Table 3 shows the utilities associated with the health states of the model. These values have been extracted from two studies conducted in 2010 and 2012 in the Netherlands [40,41], which correlated the loss of vision with health-related quality of life (HRQoL).
Table 3. Utilities associated with the health states of the model [40,41].
Health state
|
Utility
|
Mild glaucoma
|
0.847
|
Moderate glaucoma
|
0.781
|
Advanced glaucoma
|
0.704
|
Severe/blind glaucoma
|
0.594
|
Disutility for trabeculectomy was estimated from the same study conducted by Van Gestel et al. [41]
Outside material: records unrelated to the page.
+        const int m = (int)fastdiv((uint32_t)(n + kpw - 1), kpw_div);
+        tab_n = n; tab_p = 0;
+        const int cnt = min(64, n_tab - page * 64);
+        for (int t = 0; t < cnt; t++) { const int mt = __builtin_amdgcn_readlane(m, t); if (lane >= t) tab_p += mt; }
+    };
+    load_tab();
+    auto sload32 = [](const int* ptr) { int v; asm volatile("s_nop 4\n\ts_load_dword %0, %1, 0x0\n\ts_waitcnt lgkmcnt(0)" : "=s"(v) : "s"(ptr) : "memory"); return v; };
+    auto sload64 = [](const void* ptr) { uint64_t v; asm volatile("s_nop 4\n\ts_load_dwordx2 %0, %1, 0x0\n\ts_waitcnt lgkmcnt(0)" : "=s"(v) : "s"(ptr) : "memory"); return v; };
+    auto find = [&](int& img, int& s0, int& s1, uint64_t& base, int& o0) -> bool {
+        for (;;) {
+            if (g >= min(64, n_tab - page * 64)) {
+                if ((page + 1) * 64 >= n_tab) return false;
+                page++; page_base = before; g = 0;
+                load_tab();
+                continue;
+            }
+            const int end = page_base + __builtin_amdgcn_readlane(tab_p, g);
+            if (tgt < end) break;
+            before = end; g++;
+        }
+        const int i = page * 64 + g, im = linear ? i : i * 8 + x8, a = (tgt - before) * kpw;
+        img = im; s0 = a; s1 = min(a + kpw, __builtin_amdgcn_readlane(tab_n, g)); base = sload64(c.img0 + im); tgt += W;
+        o0 = pre ? (int)feat_base(c, (im >> 1) * c.oct_cap, 1 - sload32(&c.lane[im >> 1].prev_slot), im & 1) : im * c.raw_cap;
+        return true;
+    };
     dp_v4i GH[3], GV[3];
 #pragma unroll
     for (int t = 0; t < 3; t++) { if (!TL) { GH[t] = *(const dp_v4i*)&g_blur_gh[t * 64 + lane]; GV[t] = *(const dp_v4i*)&g_blur_gv[t * 64 + lane]; } else { GH[t] = dp_v4i{0, 0, 0, 0}; GV[t] = GH[t]; } }
 #pragma unroll
     for (int t = 0; t < 3; t++) if (!TL) asm volatile("" : "+v"(GH[t]), "+v"(GV[t]));
-    uint32_t w_pos = 0, w_lvl = 0;
-    if (slot0 + lane < slot1) {
-        if (pre) { const uint2 w = c.desc_work[(long long)img * c.raw_cap + slot0 + lane]; w_pos = w.x; w_lvl = w.y; }
-        else w_pos = c.lvl_pos[(long long)img * c.raw_cap + slot0 + lane];
-    }
-    asm volatile("" : "+v"(w_pos), "+v"(w_lvl));
+    auto fetch = [&](int img, int s0, int s1, uint32_t& w_pos, uint32_t& w_lvl) {
+        const long long i = (long long)img * c.raw_cap + min(s0 + lane, s1 - 1);
+        if (pre) { const uint2 w = c.desc_work[i]; w_pos = w.x; w_lvl = w.y; }
+        else { w_lvl = 0; w_pos = c.lvl_pos[i]; }
+    };
+    int img = 0, slot0 = 0, slot1 = 0, out0 = 0, nx_img = 0, nx_s0 = 0, nx_s1 = 0, nx_out0 = 0;
+    uint64_t base0 = 0, nx_base = 0;
+    uint32_t w_pos = 0, w_lvl = 0, nx_pos = 0, nx_lvl = 0;
+    if (!find(img, slot0, slot1, base0, out0)) return;
+    int p = slot0;
+    fetch(img, slot0, slot1, w_pos, w_lvl);
+    bool have_nx = find(nx_img, nx_s0, nx_s1, nx_base, nx_out0);
+    if (have_nx) fetch(nx_img, nx_s0, nx_s1, nx_pos, nx_lvl);
+    asm volatile("" : "+v"(w_pos), "+v"(w_lvl), "+v"(nx_pos), "+v"(nx_lvl));
     auto item = [&](int slot, int& live, int& x, int& y, int& level) {
         const uint32_t pos = (uint32_t)__builtin_amdgcn_readlane((int)w_pos, slot - slot0);
         int lv = 0, ok = 1;
         if (pre) lv = __builtin_amdgcn_readlane((int)w_lvl, slot - slot0);
         else {
-#pragma unroll
-            for (int l = 1; l < SVO_MAX_LEVELS; l++) if (l < c.n_levels && slot >= c.lv[l].slot_off) lv = l;
+            int lv_mask = (1 << c.n_levels) - 1;
+            asm volatile("" : "+s"(lv_mask));
+#pragma unroll
+            for (int l = 1; l < SVO_MAX_LEVELS; l++) if (((lv_mask >> l) & 1) && slot >= c.lv[l].slot_off) lv = l;
             lv = __builtin_amdgcn_readfirstlane(lv);
             ok = __builtin_amdgcn_readfirstlane(slot - c.lv[lv].slot_off < c.lvl_n[img * SVO_MAX_LEVELS + lv] ? 1 : 0);
         }
         level = lv; live = ok; x = (int)(pos & 0xFFFFu); y = (int)(pos >> 16);
     };
-    const uint8_t* base0; const uint8_t* pyr0 = c.pyr + (long long)img * c.pyr_bytes;
-    {
-        const uint64_t b = (uint64_t)(uintptr_t)c.img0[img];
-        base0 = (const uint8_t*)(uintptr_t)(((uint64_t)(uint32_t)__builtin_amdgcn_readfirstlane((int)(b >> 32)) << 32) | (uint32_t)__builtin_amdgcn_readfirstlane((int)(uint32_t)b));
-    }
     const int cr0 = (lane * 171) >> 9, cq0 = lane - 3 * cr0, cr1 = ((lane + 64) * 171) >> 9, cq1 = lane + 64 - 3 * cr1;
     auto stage = [&](uint32_t* dst, int x, int y, int level) {
         const int pitch = level == 0 ? c.img0_pitch : c.lv[level].pitch;
-        const uint8_t* lim = level == 0 ? base0 : pyr0 + c.lv[level].offset;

(Table 4). Disutilities for medication-related adverse events were subtracted to the health state utilities. Such disutility values were multiplied by the probability of experiencing the adverse event, to obtain an average disutility value. Also, since not all patients were receiving medications at each Markov cycle, the disutility value was weighted by the proportion of patients receiving therapy at each Markov cycle. The incidence rates of adverse events in patients receiving prostaglandins, beta-blockers and carbonic anhydrase inhibitors were 8%, 8%, and 14%, respectively [42]; market shares of these drugs were 35.2%, 15.2%, and 49.6%, respectively (obtained from the market shares of the single drugs reported in the Table 2). Consequently, the medication weighted incidence of adverse events was 8.9%; the corresponding disutility value was calculated multiplying this percentage by the disutility value for medication-related averse events (Table 4), estimated from the Van Gestel et al. study [41].
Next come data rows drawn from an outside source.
# tychedelia/josefine

Hardware: NVIDIA H100
Metric: Raft-group ticks/sec @ 64Ki groups x 5 replicas (higher is better)
Workload: dtype u64

## Files before the change

josefine_b200/csrc/engine.cu:

```cuda
#include <algorithm>
#include <atomic>
#include <chrono>
#include <cstdarg>
#include <cstdio>
#include <cstdlib>
#include <cstring>
#include <condition_variable>
#include <mutex>
#include <new>
#include <thread>
#include <vector>

#include "raft_device.cuh"
#include "sym_fold.cuh"

using namespace jr;


#ifdef JR_EMU
#ifdef JR_EMU_BREAK_HANDOFF
#define JR_EMU_HANDOFF_ACQUIRE __ATOMIC_RELAXED
#define JR_EMU_HANDOFF_RELEASE __ATOMIC_RELAXED
#else
#define JR_EMU_HANDOFF_ACQUIRE __ATOMIC_ACQUIRE
// ... 1003 lines not shown
      if (last && id == last->id0 + last->count && addr == last->addr && last->count < FS_MAX_RUN &&
          (last->count == 1u || tok == last->tok0 + (unsigned long long)last->count * last->stride)) {
        if (last->count == 1u) last->stride = tok - last->tok0;
        last->count += 1u;
      } else {
        t[n++] = PnRun{id, 1u, addr, tok, 0ull};
        fit();
      }
    } else {
      while (a_e >= a_cnt && a_src <= d.R) {
        const uint32_t from = a_src < d.R ? a_src : r;
        if (a_k >= kept(from)) { ++a_src; a_k = 0; continue; }
        const uint4 h = rec_hdr(from, a_k++);
        if (mine(a_src, h)) { a_id0 = h.z; a_cnt = h.y >> 8; a_e = 0; }
      }
      if (a_e >= a_cnt) break;
      const uint32_t id = a_id0 + a_e++;
      if (id == 0u || skip) continue;
      const uint32_t k = find(id);
      if (k == n) continue;
      uint32_t addr;
      unsigned long long tok;
      take(k, id, addr, tok);
      if (o.count && id == o.id0 + o.count && addr == o.addr && o.count < FS_MAX_RUN &&
          (o.count == 1u || tok == o.tok0 + (unsigned long long)o.count * o.stride)) {
        if (o.count == 1u) o.stride = tok - o.tok0;
        o.count += 1u;
      } else {
        close();
        o = PnRun{id, 1u, addr, tok, 0ull};
      }
    }
  }
  close();
  for (uint32_t k = 0; k < n; ++k) {
    q.pn[(size_t)(2 * k) * plane + i] = make_uint4(t[k].id0, t[k].count, t[k].addr, 0u);
    q.pn[(size_t)(2 * k + 1) * plane + i] = make_uint4((uint32_t)t[k].tok0, (uint32_t)(t[k].tok0 >> 32), (uint32_t)t[k].stride,
                                                       (uint32_t)(t[k].stride >> 32));
  }
  q.pnc[i] = n;
  q.rc[i] = make_uint2(n_runs, n_resp);
  q.rd[i] = drop;
}

__global__ void fsm_copy_kernel(const uint4* __restrict__ src, const FsmHeader* __restrict__ hdr, uint4* __restrict__ dst,
                                FsmHeader* hdr_dst, uint32_t epoch) {
  const size_t n = (size_t)hdr->n_records * 2;
  for (size_t i = (size_t)blockIdx.x * blockDim.x + threadIdx.x; i < n; i += (size_t)gridDim.x * blockDim.x) dst[i] = src[i];
  if (blockIdx.x == 0 && threadIdx.x == 0) {
    FsmHeader h = *hdr;
    h.ready = epoch;
    *hdr_dst = h;
  }
}
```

Table 4. Disutilities included in the model [41].
Description
|
Disutility
|
CI (95%)
|
Source
|
Trabeculectomy
|
-0.007
|
0.005-0.009
|
[41]
|
Medication-related AEs
|
-0.101
|
0.076-0.126
|
AEs=adverse events; CI=confidence interval.
Sensitivity analysis
Deterministic (one-way) and probabilistic sensitivity analyses were carried out to identify the input values with the largest effect on incremental cost-effectiveness ratio (ICER).
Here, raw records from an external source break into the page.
int32_t launch_cx(apss_handle *h, const CxVariant &v, const ProbeArgs &a) {
  const dim3 grid((unsigned)((int64_t)a.n_tiles * a.n_chunks));
  if (v.even && v.merge) {
#define X(U, A8)                                                                                                           \
    if (v.block == 512 && v.u == U && v.acc8 == A8) {                                                                      \
      hipLaunchKernelGGL((k_probe_even_merged<U, A8>), grid, dim3(512), (size_t)h->dbgcfg.pad_lds, h->stream, a);           \
      HIPCHK(h, hipGetLastError());                                                                                        \
      return APSS_OK;                                                                                                      \
    }
    APSS_EVEN_MERGE_VARIANTS(X)
#undef X
    return fail(h, APSS_E_UNSUPPORTED, "no filter kernel for this combination of options");
  }
  if (v.even) {
#define X(B, U, SH, SG, A8)                                                                                                \
    if (v.block == B && v.u == U && v.shard == SH && v.sgn == SG && v.acc8 == A8) {                                        \
      hipLaunchKernelGGL((k_probe_even<B, U, (B <= 512 ? 128 : 256), SH, SG, A8>), grid, dim3(B),                          \
                         (size_t)h->dbgcfg.pad_lds, h->stream, a);                                                                                 \
      HIPCHK(h, hipGetLastError());                                                                                        \
      return APSS_OK;                                                                                                      \
    }
    APSS_EVEN_VARIANTS(X)
#undef X
    return fail(h, APSS_E_UNSUPPORTED, "no filter kernel for this combination of options");
  }
#define X(B, U, SH, CH, VR, SG, LP, A8)                                                                                    \
  if (v.block == B && v.u == U && v.shard == SH && v.chunk == CH && v.vrows == VR && v.sgn == SG && v.longpf == LP &&      \
      v.acc8 == A8) {                                                                                                      \
    hipLaunchKernelGGL((k_probe_coarse<B, U, (B <= 512 ? 128 : 256), (B <= 512 ? 512 : 1024), SH, CH, VR, SG, LP, A8>), grid, dim3(B), \
                       0, h->stream, a);                                                                                   \
    HIPCHK(h, hipGetLastError());                                                                                          \
    return APSS_OK;                                                                                                        \
  }
  APSS_CX_VARIANTS(X)
#undef X
// ... 575 lines not shown
    if (variant == 'A') APSS_LAUNCH_WAVE(512, 8, 256, 1024);
    else APSS_LAUNCH_WAVE(512, 5, 128, 512);
#undef APSS_LAUNCH_WAVE1
#undef APSS_LAUNCH_WAVE
    HIPCHK(h, hipGetLastError());
    return APSS_OK;
  };

  if (coarse_path && s_max_nnz > vrow_part) APSS_TRY(cut_long_queries(h, s_rowptr, nq, vrow_part, a));
  const int64_t total_tiles = ix.n_tiles;
  int64_t tiles_per_launch = std::max<int64_t>(1, total_tiles);
  if (total_tiles > 0) {
    const double per_tile = (double)s_nnz_end * ((double)idx_nnz / (double)total_tiles / (double)h->cfg.dim) + 1.0;
    tiles_per_launch = (int64_t)std::min<double>((double)total_tiles, std::max(1.0, std::floor(2e11 / per_tile)));
    if (dbg.tiles_per_launch > 0) tiles_per_launch = dbg.tiles_per_launch;
    tiles_per_launch = std::min<int64_t>(tiles_per_launch, std::max<int64_t>(1, 2000000000LL / std::max(1, a.n_chunks)));
  }
  int64_t want_cap = std::min<int64_t>(2 * nq, 1LL << 28);
  if (hybrid_wanted && h->head_sample_frac > 0.0)
    want_cap = std::min<int64_t>(want_cap + (int64_t)(1.5 * h->head_sample_frac * (double)nq * (double)h->idx_rows), 1LL << 30);
  else if (hybrid_wanted && h->sharded)
    want_cap = std::min<int64_t>(want_cap + 6 * nq, 1LL << 30);
  if (h->res_q.cap < (size_t)want_cap) {
    const size_t cap0 = (size_t)(dbg.res_cap > 0 ? dbg.res_cap : std::max<int64_t>(1 << 20, want_cap));
    APSS_TRY(ensure(h, h->res_q, cap0, 0, true));
    APSS_TRY(ensure(h, h->res_c, cap0, 0, true));
    APSS_TRY(ensure(h, h->res_s, cap0, 0, true));
  }
  if (hybrid) APSS_TRY(ensure(h, h->head_ctr, 4));
  constexpr int64_t kChainMaxQueries = 65536;
  const bool chain = coarse_path && !h->sharded && !hybrid && !tri && nq <= kChainMaxQueries && !dbg.no_chain;
  const int64_t chain_tail_pairs = chain ? nq * tail_n : 0;
  if (chain) APSS_TRY(ensure(h, h->chain_ctr, kCtrCount));
  for (int attempt = 0; attempt < 3; ++attempt) {
    if (chain) {
      const size_t fin_cap = h->res_q.cap + (size_t)(nq * std::max<int64_t>(tail_n, kTailMaxRows));
      APSS_TRY(ensure(h, h->fin_q, fin_cap));
      APSS_TRY(ensure(h, h->fin_c, fin_cap));
      APSS_TRY(ensure(h, h->fin_s, fin_cap));
    }
    if (a.merge_log2 > 0) {
      APSS_TRY(ensure(h, h->res2_q, h->res_q.cap, 0, true));
      APSS_TRY(ensure(h, h->res2_c, h->res_q.cap, 0, true));
      APSS_TRY(ensure(h, h->res2_s, h->res_q.cap, 0, true));
    }
    a.dbg = nullptr;
    a.res_q = h->res_q.p;
    a.res_c = h->res_c.p;
    a.res_s = h->res_s.p;
    a.res_cap = h->res_q.cap;
    HIPCHK(h, hipMemsetAsync(h->counters.p, 0, kCtrCount * sizeof(unsigned long long), h->stream));
    if (gen_cut) HIPCHK(h, hipMemsetAsync(h->row_pairs.p, 0, (size_t)nq * sizeof(uint32_t), h->stream));
    HIPCHK(h, hipEventRecord(h->ev0, h->stream));
    int64_t n_launches = 0, thin_launches = 0;
    {
      auto tf = [](bool b) { return b ? "true" : "false"; };
      char *nm = h->st.probe_kernel;
      const size_t cap = sizeof(h->st.probe_kernel);
      if (coarse_path && cxv.even)
        if (cxv.merge) snprintf(nm, cap, "k_probe_even_merged<%d, %s>", cxv.u, tf(cxv.acc8));
        else snprintf(nm, cap, "k_probe_even<%d, %d, %d, %s, %s, %s>", cxv.block, cxv.u, cxv.block <= 512 ? 128 : 256, tf(cxv.shard), tf(cxv.sgn), tf(cxv.acc8));
      else if (coarse_path)
        snprintf(nm, cap, "k_probe_coarse<%d, %d, %d, %d, %s, %d, %s, %s, %s, %s>", cxv.block, cxv.u, cxv.block <= 512 ? 128 : 256,
                 cxv.block <= 512 ? 512 : 1024, tf(cxv.shard), cxv.chunk, tf(cxv.vrows), tf(cxv.sgn), tf(cxv.longpf), tf(cxv.acc8));
      else if (wave_path)
        snprintf(nm, cap, "k_probe_wave<%d, %d, %d, %d, %s, %s>", wave_block, wave_u, wave_longcap, wave_survcap, tf(h->sharded), tf(dbg.diag));
      else if (gen_cut)
        snprintf(nm, cap, "k_probe<%d, %d, %s, true>", mode, gen_block(mode, h->ex.cb), tf(gen_fx));
      else
        snprintf(nm, cap, "k_probe<%d, %d, %s>", mode, gen_block(mode, h->ex.cb), tf(gen_fx));
    }
    for (int64_t t0 = 0; t0 < total_tiles; t0 += tiles_per_launch, ++n_launches) {
      a.tile0 = (int32_t)t0;
      a.n_tiles = (int32_t)std::min<int64_t>(tiles_per_launch, total_tiles - t0);
      if (coarse_path) {
        APSS_TRY(launch_cx(h, cxv, a));
        thin_launches += cxv.even ? 1 : 0;
      } else if (wave_path && dbg.diag) {
        APSS_TRY(ensure(h, h->dbg, 8));
        HIPCHK(h, hipMemsetAsync(h->dbg.p, 0, 8 * sizeof(unsigned long long), h->stream));
        a.dbg = h->dbg.p;
        APSS_TRY(launch_wave(true));
        unsigned long long d[8];
        HIPCHK(h, hipMemcpyAsync(d, h->dbg.p, sizeof(d), hipMemcpyDeviceToHost, h->stream));
        HIPCHK(h, hipStreamSynchronize(h->stream));
        unsigned long long tot = 0;
        for (int k = 0; k < 7; ++k) tot += d[k];
        fprintf(stderr, "[apss diag] stage+flatten %.1f%% | atomics %.1f%% | longs/rest %.1f%% | barrier G %.1f%% | survivors %.1f%% | "
                        "re-zero %.1f%% | barrier U %.1f%% | cycles/round/wave %.0f\n",
                100.0 * d[0] / tot, 100.0 * d[1] / tot, 100.0 * d[2] / tot, 100.0 * d[3] / tot, 100.0 * d[4] / tot,
                100.0 * d[5] / tot, 100.0 * d[6] / tot, (double)tot / ((double)a.n_tiles * a.nq * (wave_block / kWave)));
      } else if (wave_path) {
        APSS_TRY(launch_wave(false));
      } else if (gen_cut) {
        const bool b512 = gen_block(2, h->ex.cb) == 512;
        if (gen_fx && b512) APSS_TRY((launch_probe<2, true, 512, true>(h, a, lds)));
        else if (gen_fx) APSS_TRY((launch_probe<2, true, kProbeBlock, true>(h, a, lds)));
        else if (b512) APSS_TRY((launch_probe<2, false, 512, true>(h, a, lds)));
        else APSS_TRY((launch_probe<2, false, kProbeBlock, true>(h, a, lds)));
      } else if (gen_fx) {
        if (mode == 0) APSS_TRY((launch_probe<0, true>(h, a, lds)));
        else if (mode == 1) APSS_TRY((launch_probe<1, true>(h, a, lds)));
        else if (gen_block(2, h->ex.cb) == 512) APSS_TRY((launch_probe<2, true, 512>(h, a, lds)));
        else APSS_TRY((launch_probe<2, true>(h, a, lds)));
      } else {
        if (mode == 0) APSS_TRY((launch_probe<0, false>(h, a, lds)));
        else if (mode == 1) APSS_TRY((launch_probe<1, false>(h, a, lds)));
        else if (gen_block(2, h->ex.cb) == 512) APSS_TRY((launch_probe<2, false, 512>(h, a, lds)));
// ... 23 lines not shown
        sp.cap = a.res_cap;
        sp.q_rowptr = s_rowptr;
        sp.q_idx = s_idx;
        sp.q_val = s_val;
        sp.q_sub = q_sub;
        sp.c_rowptr = h->head_k ? h->tv.rowptr.p : h->rowptr.p;
        sp.c_idx = h->head_k ? h->tv.idx.p : h->idx.p;
        sp.c_val = h->head_k ? h->tv.val.p : h->val.p;
        sp.c_sub = h->sub.p;
        sp.theta = (float)theta;
        sp.out_q = h->res2_q.p;
        sp.out_c = h->res2_c.p;
        sp.out_s = h->res2_s.p;
        sp.counter = h->counters.p + kCtrResults;
        sp.over = h->counters.p + kCtrOver;
        const int64_t grid_pairs = std::min<int64_t>((int64_t)a.res_cap, nq / 4 + 4096);
        hipLaunchKernelGGL(k_shard_prune, dim3((unsigned)std::min<int64_t>(2048, ceil_div(grid_pairs, kPrunePairs * 4))), dim3(kPruneBlock), 0, h->stream, sp);
        HIPCHK(h, hipGetLastError());
        std::swap(h->res_q, h->res2_q);
        std::swap(h->res_c, h->res2_c);
        std::swap(h->res_s, h->res2_s);
        a.res_q = h->res_q.p;
        a.res_c = h->res_c.p;
        a.res_s = h->res_s.p;
      }
    }
    if (tri) {
      HIPCHK(h, hipMemcpyAsync(h->counters.p + kCtrSnap, h->counters.p + kCtrResults, sizeof(unsigned long long), hipMemcpyDeviceToDevice, h->stream));
      hipLaunchKernelGGL(k_mirror_survivors, dim3(1024), dim3(256), 0, h->stream, a.res_q, a.res_c, a.res_s,
                         (const unsigned long long *)(h->counters.p + kCtrSnap), (uint64_t)a.res_cap, (int32_t)a.cb, h->counters.p + kCtrResults);
      HIPCHK(h, hipGetLastError());
    }
    HIPCHK(h, hipEventRecord(h->ev1, h->stream));
    unsigned long long cc_stack[kCtrCount] = {0, 0, 0, 0, 0, 0, 0, 0}, c_stack[kCtrCount];
    unsigned long long *cc = h->pin ? reinterpret_cast<unsigned long long *>(h->pin + kPinBytes + 64) : cc_stack;
    unsigned long long *c = h->pin ? reinterpret_cast<unsigned long long *>(h->pin + kPinBytes + 128) : c_stack;
    for (int k = 0; k < kCtrCount; ++k) cc[k] = 0;
    if (chain) {
      HIPCHK(h, hipMemsetAsync(h->chain_ctr.p, 0, kCtrCount * sizeof(unsigned long long), h->stream));
      RescoreArgs r{};
      r.n_pairs = (int64_t)a.res_cap;
      r.n_pairs_dev = h->counters.p + kCtrResults;
      r.q_row = h->res_q.p;
      r.c_slot = h->res_c.p;
      r.q_rowptr = q_rowptr;
      r.q_idx = q_idx;
      r.q_val = q_val;
      r.c_rowptr = h->rowptr.p;
      r.c_idx = h->idx.p;
      r.c_val = h->val.p;
      r.theta = (float)theta;
      r.out_q = h->fin_q.p;
      r.out_c = h->fin_c.p;
      r.out_s = h->fin_s.p;
      r.out_count = h->chain_ctr.p + kCtrResults;
      const int64_t grid_pairs = std::min<int64_t>((int64_t)a.res_cap, 64 * nq + 4096);
      hipLaunchKernelGGL(k_rescore, dim3((unsigned)std::max<int64_t>(1, ceil_div(grid_pairs, (int64_t)kRescorePairs * kRescoreTrips))), dim3(kRescoreBlock), 0, h->stream, r);
      if (tail_n > 0) {
        TailArgs t{};
        t.nq = nq;
        t.n_tail = tail_n;
        t.q_rowptr = q_rowptr;
        t.q_idx = q_idx;
        t.q_val = q_val;
        t.q_ext = q_ext;
        t.c_rowptr = h->rowptr.p;
        t.c_idx = h->idx.p;
        t.c_val = h->val.p;
        t.c_ext = h->ext.p;
// ... 528 lines not shown
    if (ensure(h, h->idx, (size_t)cfg->capacity_nnz, 0, true) != APSS_OK ||
        ensure(h, h->erow, (size_t)cfg->capacity_nnz, 0, true) != APSS_OK ||
        ensure(h, h->val, (size_t)cfg->capacity_nnz, 0, true) != APSS_OK ||
        (h->use_coarse ? ensure(h, h->cx.post_c, (size_t)cfg->capacity_nnz * 2 + 64, 0, true)
                       : ensure(h, h->ex.post, (size_t)cfg->capacity_nnz + (size_t)cfg->capacity_nnz / 2 + 64, 0, true)) != APSS_OK) {
      g_create_error = h->err;
      apss_destroy(h);
      return APSS_E_NOMEM;
    }
  }
  *out = h;
  return APSS_OK;
}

For the deterministic sensitivity analysis, the baseline value of each parameter was modified to the upper and lower limits of its 95% confidence interval (95% CI). If the CI was not available, a variation of ± 10% from the baseline value was used.
A probabilistic sensitivity analysis was performed, simultaneously and randomly varying the values of all model parameters (1,000 replications). For the probabilistic analysis, the following probability distributions were used: beta for probabilities and utilities; gamma for costs; normal for efficacy data.